[Stored data entries]

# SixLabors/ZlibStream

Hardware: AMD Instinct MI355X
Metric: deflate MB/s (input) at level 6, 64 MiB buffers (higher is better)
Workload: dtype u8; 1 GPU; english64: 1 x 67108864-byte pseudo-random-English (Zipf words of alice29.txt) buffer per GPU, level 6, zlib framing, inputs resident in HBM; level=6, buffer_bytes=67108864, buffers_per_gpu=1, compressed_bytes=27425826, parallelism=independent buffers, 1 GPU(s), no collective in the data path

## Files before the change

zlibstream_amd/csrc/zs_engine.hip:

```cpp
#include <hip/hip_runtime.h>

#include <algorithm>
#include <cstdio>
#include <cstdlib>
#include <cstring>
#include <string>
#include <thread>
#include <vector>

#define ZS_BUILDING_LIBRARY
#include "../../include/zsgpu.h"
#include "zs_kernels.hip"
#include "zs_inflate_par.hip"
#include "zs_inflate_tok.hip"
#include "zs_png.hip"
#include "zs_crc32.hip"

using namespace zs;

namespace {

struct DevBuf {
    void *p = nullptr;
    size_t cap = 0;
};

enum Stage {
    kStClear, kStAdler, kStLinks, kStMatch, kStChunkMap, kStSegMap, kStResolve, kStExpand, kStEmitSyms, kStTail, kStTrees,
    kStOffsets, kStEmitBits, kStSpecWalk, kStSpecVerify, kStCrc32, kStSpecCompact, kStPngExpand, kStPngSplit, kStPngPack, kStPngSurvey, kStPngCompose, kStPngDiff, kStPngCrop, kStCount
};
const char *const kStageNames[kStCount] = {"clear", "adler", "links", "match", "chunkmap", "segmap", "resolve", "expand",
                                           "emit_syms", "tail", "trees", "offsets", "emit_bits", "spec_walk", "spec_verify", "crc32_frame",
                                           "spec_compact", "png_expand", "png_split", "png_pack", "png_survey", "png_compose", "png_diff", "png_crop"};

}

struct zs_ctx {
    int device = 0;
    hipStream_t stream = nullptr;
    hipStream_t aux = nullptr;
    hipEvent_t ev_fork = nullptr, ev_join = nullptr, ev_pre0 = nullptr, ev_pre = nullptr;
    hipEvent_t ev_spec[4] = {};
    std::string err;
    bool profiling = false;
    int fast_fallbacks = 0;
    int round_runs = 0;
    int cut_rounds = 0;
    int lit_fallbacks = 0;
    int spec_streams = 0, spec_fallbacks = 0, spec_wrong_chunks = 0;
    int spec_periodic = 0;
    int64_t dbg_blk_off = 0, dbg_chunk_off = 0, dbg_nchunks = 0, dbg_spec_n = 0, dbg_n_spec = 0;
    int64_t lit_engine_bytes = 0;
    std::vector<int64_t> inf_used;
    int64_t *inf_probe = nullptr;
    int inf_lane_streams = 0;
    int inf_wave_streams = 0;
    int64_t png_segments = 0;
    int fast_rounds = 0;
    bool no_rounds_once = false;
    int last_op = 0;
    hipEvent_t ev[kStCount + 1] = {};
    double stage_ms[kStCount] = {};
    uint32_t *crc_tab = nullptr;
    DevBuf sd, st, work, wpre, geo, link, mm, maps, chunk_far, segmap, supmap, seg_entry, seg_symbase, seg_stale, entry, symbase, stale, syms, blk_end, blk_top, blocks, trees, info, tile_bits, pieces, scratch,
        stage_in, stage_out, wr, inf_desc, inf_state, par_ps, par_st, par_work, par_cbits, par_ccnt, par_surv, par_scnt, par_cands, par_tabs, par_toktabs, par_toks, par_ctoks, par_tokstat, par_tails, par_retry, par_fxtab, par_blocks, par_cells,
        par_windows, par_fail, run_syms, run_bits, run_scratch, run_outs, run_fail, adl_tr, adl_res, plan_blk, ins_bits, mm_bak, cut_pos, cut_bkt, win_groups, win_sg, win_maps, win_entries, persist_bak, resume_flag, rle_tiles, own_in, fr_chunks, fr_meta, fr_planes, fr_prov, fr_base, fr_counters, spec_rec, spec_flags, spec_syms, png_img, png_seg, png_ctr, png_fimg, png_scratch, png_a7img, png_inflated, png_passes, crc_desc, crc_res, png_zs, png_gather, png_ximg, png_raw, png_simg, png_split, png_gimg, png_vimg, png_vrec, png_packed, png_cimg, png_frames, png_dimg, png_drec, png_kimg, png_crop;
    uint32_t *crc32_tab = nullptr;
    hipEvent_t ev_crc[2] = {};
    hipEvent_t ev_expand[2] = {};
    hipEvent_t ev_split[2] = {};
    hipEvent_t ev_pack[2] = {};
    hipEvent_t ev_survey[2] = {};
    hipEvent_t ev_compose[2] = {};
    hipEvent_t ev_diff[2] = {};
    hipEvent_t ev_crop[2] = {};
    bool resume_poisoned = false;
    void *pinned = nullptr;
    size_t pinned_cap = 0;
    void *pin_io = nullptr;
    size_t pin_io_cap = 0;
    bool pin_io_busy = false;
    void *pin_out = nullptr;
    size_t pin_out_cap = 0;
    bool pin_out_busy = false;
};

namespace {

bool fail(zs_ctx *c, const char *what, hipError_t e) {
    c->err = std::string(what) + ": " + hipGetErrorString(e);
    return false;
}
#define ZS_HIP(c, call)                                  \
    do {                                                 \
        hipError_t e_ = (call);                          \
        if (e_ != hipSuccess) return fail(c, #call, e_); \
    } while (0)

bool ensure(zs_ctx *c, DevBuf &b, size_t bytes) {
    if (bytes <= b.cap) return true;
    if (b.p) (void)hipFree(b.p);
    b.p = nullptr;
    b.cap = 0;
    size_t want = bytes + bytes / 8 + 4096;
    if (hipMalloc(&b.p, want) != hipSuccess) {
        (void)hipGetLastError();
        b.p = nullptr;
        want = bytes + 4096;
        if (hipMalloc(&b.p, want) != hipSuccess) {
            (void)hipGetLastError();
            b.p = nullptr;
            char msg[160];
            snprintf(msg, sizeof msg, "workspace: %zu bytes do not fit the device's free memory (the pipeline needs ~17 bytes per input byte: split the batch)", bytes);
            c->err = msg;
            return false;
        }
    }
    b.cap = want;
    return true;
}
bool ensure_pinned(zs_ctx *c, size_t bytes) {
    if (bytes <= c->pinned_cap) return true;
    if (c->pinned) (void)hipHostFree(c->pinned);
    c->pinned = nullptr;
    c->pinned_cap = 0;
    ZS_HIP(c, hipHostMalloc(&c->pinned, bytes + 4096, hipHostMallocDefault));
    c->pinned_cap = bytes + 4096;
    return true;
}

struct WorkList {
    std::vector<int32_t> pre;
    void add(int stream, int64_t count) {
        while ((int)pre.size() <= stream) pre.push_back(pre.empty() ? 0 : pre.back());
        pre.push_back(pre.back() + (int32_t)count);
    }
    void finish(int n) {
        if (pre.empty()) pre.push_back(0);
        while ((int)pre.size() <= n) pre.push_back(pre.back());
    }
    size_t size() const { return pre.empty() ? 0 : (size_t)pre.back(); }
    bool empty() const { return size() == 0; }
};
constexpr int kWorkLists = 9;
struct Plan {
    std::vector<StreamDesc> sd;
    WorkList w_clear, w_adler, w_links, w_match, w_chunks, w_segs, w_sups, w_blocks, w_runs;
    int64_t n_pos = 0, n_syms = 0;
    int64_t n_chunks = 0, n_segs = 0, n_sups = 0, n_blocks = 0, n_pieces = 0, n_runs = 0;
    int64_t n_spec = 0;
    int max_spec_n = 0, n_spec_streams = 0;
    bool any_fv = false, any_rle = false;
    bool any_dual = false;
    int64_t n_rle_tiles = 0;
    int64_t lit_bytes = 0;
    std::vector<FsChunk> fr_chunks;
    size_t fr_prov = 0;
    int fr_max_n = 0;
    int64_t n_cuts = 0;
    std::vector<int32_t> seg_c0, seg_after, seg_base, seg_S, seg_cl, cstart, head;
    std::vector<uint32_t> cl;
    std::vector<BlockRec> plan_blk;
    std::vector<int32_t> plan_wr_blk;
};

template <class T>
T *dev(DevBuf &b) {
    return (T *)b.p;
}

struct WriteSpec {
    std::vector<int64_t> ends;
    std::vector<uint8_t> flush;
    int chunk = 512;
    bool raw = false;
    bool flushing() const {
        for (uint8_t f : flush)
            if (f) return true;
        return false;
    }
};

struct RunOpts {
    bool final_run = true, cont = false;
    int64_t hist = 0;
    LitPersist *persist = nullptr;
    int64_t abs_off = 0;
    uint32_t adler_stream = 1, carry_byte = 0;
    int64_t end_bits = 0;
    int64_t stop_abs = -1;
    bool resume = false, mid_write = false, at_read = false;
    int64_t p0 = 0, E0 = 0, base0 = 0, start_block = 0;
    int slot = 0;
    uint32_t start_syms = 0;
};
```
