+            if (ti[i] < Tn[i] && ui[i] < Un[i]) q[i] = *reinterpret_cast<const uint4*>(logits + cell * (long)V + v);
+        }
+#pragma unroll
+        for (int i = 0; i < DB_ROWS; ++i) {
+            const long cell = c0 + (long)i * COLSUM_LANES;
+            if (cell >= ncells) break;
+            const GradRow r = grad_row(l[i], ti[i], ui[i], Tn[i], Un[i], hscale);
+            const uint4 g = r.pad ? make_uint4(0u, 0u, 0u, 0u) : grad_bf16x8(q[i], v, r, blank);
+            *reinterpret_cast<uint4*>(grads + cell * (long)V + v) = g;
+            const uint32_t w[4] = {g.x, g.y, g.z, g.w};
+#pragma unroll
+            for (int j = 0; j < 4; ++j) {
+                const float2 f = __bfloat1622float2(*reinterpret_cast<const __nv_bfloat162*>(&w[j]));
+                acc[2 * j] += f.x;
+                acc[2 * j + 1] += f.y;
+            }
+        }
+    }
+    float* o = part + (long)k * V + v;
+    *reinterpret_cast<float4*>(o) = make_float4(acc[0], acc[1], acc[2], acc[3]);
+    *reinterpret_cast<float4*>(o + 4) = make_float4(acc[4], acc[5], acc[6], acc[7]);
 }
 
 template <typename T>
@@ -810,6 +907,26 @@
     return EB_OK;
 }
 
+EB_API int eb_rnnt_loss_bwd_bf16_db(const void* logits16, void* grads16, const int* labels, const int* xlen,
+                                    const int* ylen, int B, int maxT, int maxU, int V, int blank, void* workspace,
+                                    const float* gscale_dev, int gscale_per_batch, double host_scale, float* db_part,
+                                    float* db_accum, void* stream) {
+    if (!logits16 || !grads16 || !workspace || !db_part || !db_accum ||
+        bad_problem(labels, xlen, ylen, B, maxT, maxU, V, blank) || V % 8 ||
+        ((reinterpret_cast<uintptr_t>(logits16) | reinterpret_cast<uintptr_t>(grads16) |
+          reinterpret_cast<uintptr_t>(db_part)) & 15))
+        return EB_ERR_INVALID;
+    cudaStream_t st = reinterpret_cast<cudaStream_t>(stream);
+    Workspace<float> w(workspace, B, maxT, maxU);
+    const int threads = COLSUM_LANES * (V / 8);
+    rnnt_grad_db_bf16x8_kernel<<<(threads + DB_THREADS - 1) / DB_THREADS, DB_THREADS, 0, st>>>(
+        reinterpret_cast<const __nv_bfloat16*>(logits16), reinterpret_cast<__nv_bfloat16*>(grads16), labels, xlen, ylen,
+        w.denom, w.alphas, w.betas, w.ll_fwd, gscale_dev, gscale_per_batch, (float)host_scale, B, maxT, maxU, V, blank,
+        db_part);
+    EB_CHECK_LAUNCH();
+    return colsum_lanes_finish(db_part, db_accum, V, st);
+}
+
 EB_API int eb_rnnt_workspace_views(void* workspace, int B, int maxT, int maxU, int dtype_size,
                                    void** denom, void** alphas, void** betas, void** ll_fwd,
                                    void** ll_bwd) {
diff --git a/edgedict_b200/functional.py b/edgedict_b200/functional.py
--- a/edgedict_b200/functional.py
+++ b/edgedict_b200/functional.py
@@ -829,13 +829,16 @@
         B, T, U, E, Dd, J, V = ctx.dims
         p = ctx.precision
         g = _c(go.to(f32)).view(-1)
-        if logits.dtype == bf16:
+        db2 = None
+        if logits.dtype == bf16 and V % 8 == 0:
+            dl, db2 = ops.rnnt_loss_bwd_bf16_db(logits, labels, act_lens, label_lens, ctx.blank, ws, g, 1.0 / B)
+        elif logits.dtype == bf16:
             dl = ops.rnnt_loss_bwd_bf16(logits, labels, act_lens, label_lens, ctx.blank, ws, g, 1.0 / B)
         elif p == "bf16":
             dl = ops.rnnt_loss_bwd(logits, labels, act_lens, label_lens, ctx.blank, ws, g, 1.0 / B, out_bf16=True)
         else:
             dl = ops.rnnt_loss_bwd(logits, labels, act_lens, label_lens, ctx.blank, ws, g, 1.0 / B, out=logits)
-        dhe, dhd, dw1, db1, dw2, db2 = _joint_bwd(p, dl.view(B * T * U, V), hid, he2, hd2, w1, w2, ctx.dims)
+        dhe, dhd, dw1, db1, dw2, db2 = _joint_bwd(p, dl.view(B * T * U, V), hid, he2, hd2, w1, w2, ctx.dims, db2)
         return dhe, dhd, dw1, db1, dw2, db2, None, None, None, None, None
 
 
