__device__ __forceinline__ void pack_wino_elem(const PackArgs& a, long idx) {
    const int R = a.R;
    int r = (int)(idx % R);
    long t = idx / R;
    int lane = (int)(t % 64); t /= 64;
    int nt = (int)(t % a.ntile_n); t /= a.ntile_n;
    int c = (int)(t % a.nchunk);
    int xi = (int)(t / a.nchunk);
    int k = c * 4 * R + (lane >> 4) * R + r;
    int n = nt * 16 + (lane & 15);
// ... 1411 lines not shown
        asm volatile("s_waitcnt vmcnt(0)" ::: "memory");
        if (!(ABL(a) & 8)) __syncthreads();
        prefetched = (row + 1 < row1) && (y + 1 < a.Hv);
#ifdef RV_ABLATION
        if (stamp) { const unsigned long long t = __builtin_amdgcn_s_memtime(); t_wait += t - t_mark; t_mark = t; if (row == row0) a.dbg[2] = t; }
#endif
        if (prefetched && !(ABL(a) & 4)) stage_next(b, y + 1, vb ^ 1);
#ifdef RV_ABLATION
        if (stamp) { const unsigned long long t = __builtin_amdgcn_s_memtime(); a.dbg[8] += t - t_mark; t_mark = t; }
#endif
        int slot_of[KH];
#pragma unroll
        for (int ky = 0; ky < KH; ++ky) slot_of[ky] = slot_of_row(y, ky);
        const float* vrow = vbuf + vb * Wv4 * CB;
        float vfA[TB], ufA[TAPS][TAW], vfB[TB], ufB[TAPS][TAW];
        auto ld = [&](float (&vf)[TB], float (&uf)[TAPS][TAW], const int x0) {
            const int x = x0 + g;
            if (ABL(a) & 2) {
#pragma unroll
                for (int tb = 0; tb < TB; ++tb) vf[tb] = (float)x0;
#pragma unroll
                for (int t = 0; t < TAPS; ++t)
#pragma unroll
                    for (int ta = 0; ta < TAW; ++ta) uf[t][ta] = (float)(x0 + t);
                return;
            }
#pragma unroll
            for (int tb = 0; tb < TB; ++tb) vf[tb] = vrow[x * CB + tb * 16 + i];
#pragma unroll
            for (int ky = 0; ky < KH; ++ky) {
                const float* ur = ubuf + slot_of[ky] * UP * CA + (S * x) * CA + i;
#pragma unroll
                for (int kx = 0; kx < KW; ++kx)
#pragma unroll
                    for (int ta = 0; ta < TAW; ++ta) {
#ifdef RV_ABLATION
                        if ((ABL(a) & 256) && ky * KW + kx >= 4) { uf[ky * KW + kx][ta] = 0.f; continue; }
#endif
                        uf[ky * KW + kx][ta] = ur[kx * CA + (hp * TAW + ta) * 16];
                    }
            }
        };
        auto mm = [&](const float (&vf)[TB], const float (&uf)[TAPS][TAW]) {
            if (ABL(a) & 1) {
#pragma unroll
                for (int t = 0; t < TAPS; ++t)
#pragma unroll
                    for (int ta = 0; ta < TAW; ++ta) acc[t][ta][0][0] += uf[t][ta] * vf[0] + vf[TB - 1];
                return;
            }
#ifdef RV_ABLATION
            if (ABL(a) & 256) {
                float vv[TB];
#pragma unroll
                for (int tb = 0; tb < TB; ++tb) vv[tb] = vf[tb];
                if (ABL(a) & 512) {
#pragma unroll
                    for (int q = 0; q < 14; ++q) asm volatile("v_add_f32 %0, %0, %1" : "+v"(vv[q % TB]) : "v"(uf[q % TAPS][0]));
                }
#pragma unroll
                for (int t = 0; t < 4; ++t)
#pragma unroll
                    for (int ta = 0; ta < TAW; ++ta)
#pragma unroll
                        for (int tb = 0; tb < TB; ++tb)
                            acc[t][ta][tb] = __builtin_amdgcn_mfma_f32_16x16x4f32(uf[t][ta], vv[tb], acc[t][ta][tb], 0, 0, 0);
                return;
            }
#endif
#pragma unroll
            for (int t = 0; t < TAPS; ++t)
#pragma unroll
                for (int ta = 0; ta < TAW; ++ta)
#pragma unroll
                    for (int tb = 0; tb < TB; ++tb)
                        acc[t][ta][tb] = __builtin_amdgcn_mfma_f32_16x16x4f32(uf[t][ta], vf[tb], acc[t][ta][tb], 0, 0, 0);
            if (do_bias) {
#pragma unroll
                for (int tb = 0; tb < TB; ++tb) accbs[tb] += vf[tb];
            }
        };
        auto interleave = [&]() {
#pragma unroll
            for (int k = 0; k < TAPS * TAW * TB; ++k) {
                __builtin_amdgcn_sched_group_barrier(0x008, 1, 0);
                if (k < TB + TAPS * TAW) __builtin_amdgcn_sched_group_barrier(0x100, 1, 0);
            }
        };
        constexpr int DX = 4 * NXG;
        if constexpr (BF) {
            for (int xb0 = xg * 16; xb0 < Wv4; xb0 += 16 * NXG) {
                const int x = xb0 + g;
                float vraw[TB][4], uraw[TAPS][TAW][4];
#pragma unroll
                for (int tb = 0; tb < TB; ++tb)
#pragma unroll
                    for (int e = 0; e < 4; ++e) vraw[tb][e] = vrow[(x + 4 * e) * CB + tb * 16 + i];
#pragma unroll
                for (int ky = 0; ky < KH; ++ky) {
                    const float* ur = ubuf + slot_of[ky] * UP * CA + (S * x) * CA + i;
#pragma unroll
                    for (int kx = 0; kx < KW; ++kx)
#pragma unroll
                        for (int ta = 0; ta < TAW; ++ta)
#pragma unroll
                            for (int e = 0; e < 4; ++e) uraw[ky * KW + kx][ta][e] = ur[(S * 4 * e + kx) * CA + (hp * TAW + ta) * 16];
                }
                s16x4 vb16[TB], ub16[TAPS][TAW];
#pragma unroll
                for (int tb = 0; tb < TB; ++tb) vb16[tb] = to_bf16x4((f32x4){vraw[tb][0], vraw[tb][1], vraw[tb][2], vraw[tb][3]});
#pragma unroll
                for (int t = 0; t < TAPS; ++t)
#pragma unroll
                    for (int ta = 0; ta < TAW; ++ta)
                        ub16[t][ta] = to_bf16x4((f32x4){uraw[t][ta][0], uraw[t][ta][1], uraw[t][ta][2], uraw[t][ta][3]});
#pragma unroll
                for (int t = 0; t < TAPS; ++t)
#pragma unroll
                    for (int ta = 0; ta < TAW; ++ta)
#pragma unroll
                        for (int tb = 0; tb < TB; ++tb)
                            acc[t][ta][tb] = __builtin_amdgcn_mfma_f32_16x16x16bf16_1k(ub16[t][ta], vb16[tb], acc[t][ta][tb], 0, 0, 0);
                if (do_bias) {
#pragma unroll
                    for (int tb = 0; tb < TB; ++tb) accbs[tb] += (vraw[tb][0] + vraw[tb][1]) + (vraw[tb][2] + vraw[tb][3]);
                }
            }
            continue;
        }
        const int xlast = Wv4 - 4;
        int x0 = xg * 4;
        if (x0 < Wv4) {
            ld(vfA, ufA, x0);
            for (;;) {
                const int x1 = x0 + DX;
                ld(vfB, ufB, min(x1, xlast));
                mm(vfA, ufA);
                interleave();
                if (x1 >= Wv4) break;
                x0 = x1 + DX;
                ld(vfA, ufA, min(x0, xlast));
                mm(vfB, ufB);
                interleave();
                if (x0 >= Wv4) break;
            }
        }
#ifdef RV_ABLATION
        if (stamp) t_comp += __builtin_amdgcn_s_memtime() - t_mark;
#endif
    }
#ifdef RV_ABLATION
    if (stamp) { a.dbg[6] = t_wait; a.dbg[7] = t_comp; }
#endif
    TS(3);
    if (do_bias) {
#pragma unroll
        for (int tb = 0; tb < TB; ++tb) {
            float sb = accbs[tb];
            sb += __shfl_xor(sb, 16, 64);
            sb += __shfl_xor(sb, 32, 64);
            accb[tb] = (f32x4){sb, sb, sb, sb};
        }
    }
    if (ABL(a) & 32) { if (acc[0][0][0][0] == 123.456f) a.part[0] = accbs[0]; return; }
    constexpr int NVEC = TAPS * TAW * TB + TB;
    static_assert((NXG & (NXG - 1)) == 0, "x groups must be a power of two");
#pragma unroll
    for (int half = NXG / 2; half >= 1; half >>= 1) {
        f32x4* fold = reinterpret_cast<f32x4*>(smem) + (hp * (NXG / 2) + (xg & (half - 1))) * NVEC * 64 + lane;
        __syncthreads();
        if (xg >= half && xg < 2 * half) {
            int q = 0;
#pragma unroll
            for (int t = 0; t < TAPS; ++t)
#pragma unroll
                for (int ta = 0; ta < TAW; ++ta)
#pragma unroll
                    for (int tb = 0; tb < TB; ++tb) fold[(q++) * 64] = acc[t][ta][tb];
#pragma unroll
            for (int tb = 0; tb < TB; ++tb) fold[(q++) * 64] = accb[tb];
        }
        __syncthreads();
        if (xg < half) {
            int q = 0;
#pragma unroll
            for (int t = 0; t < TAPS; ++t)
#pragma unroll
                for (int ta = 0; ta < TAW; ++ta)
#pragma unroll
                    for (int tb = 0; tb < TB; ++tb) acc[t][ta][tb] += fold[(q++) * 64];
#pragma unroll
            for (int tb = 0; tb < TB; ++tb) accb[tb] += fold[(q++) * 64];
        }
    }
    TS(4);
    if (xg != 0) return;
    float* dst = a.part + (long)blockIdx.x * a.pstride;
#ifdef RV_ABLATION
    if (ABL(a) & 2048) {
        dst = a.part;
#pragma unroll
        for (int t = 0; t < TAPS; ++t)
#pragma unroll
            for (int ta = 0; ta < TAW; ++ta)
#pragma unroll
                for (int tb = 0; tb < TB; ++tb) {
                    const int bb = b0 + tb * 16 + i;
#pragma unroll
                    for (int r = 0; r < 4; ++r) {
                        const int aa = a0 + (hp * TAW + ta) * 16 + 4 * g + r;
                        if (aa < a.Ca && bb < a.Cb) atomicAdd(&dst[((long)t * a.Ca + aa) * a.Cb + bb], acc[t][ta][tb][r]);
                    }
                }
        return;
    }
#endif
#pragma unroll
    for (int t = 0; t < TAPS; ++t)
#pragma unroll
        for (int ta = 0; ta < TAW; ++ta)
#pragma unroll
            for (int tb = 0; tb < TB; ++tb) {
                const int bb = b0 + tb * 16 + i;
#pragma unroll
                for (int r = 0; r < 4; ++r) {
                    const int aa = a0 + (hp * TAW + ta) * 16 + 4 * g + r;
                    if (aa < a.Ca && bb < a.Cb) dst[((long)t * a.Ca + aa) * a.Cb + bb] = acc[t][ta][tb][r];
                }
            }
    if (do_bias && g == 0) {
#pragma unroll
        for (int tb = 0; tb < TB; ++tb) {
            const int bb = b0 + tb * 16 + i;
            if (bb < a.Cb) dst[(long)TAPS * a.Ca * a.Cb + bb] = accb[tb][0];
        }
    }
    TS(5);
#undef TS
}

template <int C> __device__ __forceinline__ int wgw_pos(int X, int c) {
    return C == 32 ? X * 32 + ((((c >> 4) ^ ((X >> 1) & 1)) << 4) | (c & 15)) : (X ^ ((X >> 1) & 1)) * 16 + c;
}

(Required action)
Extract from the data every line where "maxU" shows up.

(Answer to this problem)
+                                    const int* ylen, int B, int maxT, int maxU, int V, int blank, void* workspace,
+        bad_problem(labels, xlen, ylen, B, maxT, maxU, V, blank) || V % 8 ||
+    Workspace<float> w(workspace, B, maxT, maxU);
+        w.denom, w.alphas, w.betas, w.ll_fwd, gscale_dev, gscale_per_batch, (float)host_scale, B, maxT, maxU, V, blank,
 EB_API int eb_rnnt_workspace_views(void* workspace, int B, int maxT, int maxU, int dtype_size,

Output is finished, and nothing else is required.